Data START

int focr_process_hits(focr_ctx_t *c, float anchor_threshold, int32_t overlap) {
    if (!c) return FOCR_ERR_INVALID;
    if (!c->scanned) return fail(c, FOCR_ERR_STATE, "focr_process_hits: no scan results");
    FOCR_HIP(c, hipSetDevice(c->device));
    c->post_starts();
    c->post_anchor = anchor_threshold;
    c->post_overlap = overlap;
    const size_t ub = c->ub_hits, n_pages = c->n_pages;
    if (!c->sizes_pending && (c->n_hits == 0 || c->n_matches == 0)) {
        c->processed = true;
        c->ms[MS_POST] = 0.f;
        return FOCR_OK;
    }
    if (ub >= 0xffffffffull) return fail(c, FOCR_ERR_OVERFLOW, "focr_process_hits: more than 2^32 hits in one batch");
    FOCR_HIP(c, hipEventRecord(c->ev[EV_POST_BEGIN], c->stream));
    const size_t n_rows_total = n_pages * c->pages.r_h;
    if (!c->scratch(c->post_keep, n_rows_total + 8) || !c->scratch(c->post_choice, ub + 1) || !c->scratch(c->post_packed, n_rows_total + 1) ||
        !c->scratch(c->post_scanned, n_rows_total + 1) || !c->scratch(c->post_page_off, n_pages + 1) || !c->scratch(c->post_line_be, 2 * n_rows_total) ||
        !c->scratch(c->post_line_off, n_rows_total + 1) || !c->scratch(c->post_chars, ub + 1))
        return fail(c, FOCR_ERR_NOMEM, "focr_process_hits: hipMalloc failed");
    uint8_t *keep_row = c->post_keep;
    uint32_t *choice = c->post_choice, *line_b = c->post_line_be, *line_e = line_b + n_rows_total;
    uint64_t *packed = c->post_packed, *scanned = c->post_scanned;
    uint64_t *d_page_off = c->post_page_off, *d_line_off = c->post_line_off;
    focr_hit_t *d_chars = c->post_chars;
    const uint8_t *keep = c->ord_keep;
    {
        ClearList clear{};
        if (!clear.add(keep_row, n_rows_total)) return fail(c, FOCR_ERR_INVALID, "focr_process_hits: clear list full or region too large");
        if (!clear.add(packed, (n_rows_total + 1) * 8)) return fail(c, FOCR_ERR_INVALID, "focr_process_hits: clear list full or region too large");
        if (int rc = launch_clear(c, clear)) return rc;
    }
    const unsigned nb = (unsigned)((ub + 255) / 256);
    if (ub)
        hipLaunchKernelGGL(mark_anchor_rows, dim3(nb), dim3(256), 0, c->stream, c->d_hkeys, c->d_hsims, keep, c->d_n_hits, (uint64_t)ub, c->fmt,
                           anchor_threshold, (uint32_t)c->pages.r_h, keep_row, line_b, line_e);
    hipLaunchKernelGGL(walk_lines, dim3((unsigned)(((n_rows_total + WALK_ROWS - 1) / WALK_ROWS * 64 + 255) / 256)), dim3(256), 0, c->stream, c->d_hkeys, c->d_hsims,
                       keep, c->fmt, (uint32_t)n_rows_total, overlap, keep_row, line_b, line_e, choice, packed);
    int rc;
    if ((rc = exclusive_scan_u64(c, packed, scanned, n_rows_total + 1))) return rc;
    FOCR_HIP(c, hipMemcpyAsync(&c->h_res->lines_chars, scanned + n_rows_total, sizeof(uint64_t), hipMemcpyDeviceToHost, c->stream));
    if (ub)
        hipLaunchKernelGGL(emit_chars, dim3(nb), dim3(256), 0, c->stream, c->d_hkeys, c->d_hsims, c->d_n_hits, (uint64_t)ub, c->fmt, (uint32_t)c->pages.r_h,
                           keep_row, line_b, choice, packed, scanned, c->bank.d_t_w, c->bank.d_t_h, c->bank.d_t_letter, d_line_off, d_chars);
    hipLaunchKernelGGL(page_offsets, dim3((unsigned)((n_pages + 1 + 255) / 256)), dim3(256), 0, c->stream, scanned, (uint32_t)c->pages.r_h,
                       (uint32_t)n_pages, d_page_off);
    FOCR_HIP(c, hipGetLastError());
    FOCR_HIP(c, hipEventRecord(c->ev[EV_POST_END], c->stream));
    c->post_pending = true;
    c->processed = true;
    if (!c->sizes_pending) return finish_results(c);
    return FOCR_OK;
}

Data END
Data START

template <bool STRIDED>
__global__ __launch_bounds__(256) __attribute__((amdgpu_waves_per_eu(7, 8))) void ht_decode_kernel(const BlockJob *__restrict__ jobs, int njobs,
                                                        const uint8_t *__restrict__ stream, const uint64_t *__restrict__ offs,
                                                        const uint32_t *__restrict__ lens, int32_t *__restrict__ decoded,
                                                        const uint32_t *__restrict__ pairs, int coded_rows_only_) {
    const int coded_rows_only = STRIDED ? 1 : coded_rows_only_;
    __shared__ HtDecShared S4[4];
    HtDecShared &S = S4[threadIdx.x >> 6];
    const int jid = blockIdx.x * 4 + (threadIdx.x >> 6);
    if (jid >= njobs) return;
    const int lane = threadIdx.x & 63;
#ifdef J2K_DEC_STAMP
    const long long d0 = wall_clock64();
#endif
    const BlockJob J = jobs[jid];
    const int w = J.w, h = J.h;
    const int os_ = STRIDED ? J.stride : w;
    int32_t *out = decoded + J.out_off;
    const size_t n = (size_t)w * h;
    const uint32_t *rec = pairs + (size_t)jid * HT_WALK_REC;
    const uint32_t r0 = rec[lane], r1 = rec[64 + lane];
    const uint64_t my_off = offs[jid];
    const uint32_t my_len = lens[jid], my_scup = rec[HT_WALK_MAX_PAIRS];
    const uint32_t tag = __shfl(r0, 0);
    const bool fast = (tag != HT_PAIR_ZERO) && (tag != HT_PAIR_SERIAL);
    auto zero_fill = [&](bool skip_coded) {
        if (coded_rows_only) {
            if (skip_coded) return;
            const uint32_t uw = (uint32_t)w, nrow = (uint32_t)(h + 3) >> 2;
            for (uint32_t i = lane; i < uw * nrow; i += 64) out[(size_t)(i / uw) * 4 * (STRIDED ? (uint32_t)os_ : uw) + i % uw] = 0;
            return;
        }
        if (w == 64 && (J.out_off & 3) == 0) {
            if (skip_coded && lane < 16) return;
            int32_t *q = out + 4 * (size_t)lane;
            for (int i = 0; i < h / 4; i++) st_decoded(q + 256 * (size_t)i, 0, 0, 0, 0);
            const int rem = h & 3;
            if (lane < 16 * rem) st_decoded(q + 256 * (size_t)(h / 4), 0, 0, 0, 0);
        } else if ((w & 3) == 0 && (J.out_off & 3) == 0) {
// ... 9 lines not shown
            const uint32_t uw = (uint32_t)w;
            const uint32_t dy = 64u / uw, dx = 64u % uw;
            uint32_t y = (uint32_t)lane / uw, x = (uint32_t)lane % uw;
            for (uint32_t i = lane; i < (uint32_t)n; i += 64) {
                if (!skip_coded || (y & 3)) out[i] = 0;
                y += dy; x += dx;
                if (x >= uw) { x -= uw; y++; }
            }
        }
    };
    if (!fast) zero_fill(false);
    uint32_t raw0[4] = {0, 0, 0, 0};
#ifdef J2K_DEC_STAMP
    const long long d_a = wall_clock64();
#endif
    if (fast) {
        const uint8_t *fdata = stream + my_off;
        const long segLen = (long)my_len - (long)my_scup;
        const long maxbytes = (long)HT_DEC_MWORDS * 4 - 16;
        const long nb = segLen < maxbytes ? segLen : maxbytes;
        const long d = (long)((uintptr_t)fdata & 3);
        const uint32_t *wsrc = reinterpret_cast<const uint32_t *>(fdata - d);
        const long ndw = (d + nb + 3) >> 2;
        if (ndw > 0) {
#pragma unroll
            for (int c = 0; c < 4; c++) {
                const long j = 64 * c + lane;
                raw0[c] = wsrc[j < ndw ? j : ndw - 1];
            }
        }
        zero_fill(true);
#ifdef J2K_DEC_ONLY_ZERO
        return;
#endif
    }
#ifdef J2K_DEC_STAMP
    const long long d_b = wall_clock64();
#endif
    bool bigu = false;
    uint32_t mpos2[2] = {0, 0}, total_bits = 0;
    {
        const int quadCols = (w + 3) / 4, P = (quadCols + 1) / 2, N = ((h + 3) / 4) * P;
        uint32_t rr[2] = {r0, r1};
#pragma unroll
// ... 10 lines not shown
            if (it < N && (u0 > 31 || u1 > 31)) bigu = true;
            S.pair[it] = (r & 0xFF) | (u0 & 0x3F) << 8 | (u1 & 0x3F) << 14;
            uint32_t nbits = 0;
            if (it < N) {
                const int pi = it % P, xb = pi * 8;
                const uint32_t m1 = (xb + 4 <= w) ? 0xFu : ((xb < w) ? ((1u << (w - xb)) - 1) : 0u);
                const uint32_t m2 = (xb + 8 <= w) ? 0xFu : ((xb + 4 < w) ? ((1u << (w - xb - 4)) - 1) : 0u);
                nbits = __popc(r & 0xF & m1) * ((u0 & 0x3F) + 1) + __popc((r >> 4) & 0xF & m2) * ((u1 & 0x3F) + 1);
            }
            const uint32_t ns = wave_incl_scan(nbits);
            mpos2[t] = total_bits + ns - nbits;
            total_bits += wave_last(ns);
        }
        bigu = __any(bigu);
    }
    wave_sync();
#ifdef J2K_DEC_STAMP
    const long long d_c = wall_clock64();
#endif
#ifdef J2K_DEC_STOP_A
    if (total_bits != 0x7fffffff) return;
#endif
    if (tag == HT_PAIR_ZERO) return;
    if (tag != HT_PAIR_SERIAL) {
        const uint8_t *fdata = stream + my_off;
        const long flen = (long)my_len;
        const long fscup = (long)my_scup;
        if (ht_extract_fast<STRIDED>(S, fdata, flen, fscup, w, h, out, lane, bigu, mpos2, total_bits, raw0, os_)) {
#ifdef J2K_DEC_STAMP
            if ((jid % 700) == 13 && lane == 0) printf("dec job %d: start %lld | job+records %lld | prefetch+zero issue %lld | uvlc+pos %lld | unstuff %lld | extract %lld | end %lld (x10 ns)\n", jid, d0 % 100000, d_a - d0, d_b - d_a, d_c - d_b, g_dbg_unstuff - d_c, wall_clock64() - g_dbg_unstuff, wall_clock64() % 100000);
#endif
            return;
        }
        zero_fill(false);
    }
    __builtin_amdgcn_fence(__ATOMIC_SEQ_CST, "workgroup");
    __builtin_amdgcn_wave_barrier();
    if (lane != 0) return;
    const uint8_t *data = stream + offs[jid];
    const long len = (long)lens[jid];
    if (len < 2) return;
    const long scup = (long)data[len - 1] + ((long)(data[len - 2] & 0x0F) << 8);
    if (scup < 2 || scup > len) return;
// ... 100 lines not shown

Data END

Above are the records; copy every line in them that holds the word "fdata".

▶ [Written solution]:
        const uint8_t *fdata = stream + my_off;
        const long d = (long)((uintptr_t)fdata & 3);
        const uint32_t *wsrc = reinterpret_cast<const uint32_t *>(fdata - d);
        const uint8_t *fdata = stream + my_off;
        if (ht_extract_fast<STRIDED>(S, fdata, flen, fscup, w, h, out, lane, bigu, mpos2, total_bits, raw0, os_)) {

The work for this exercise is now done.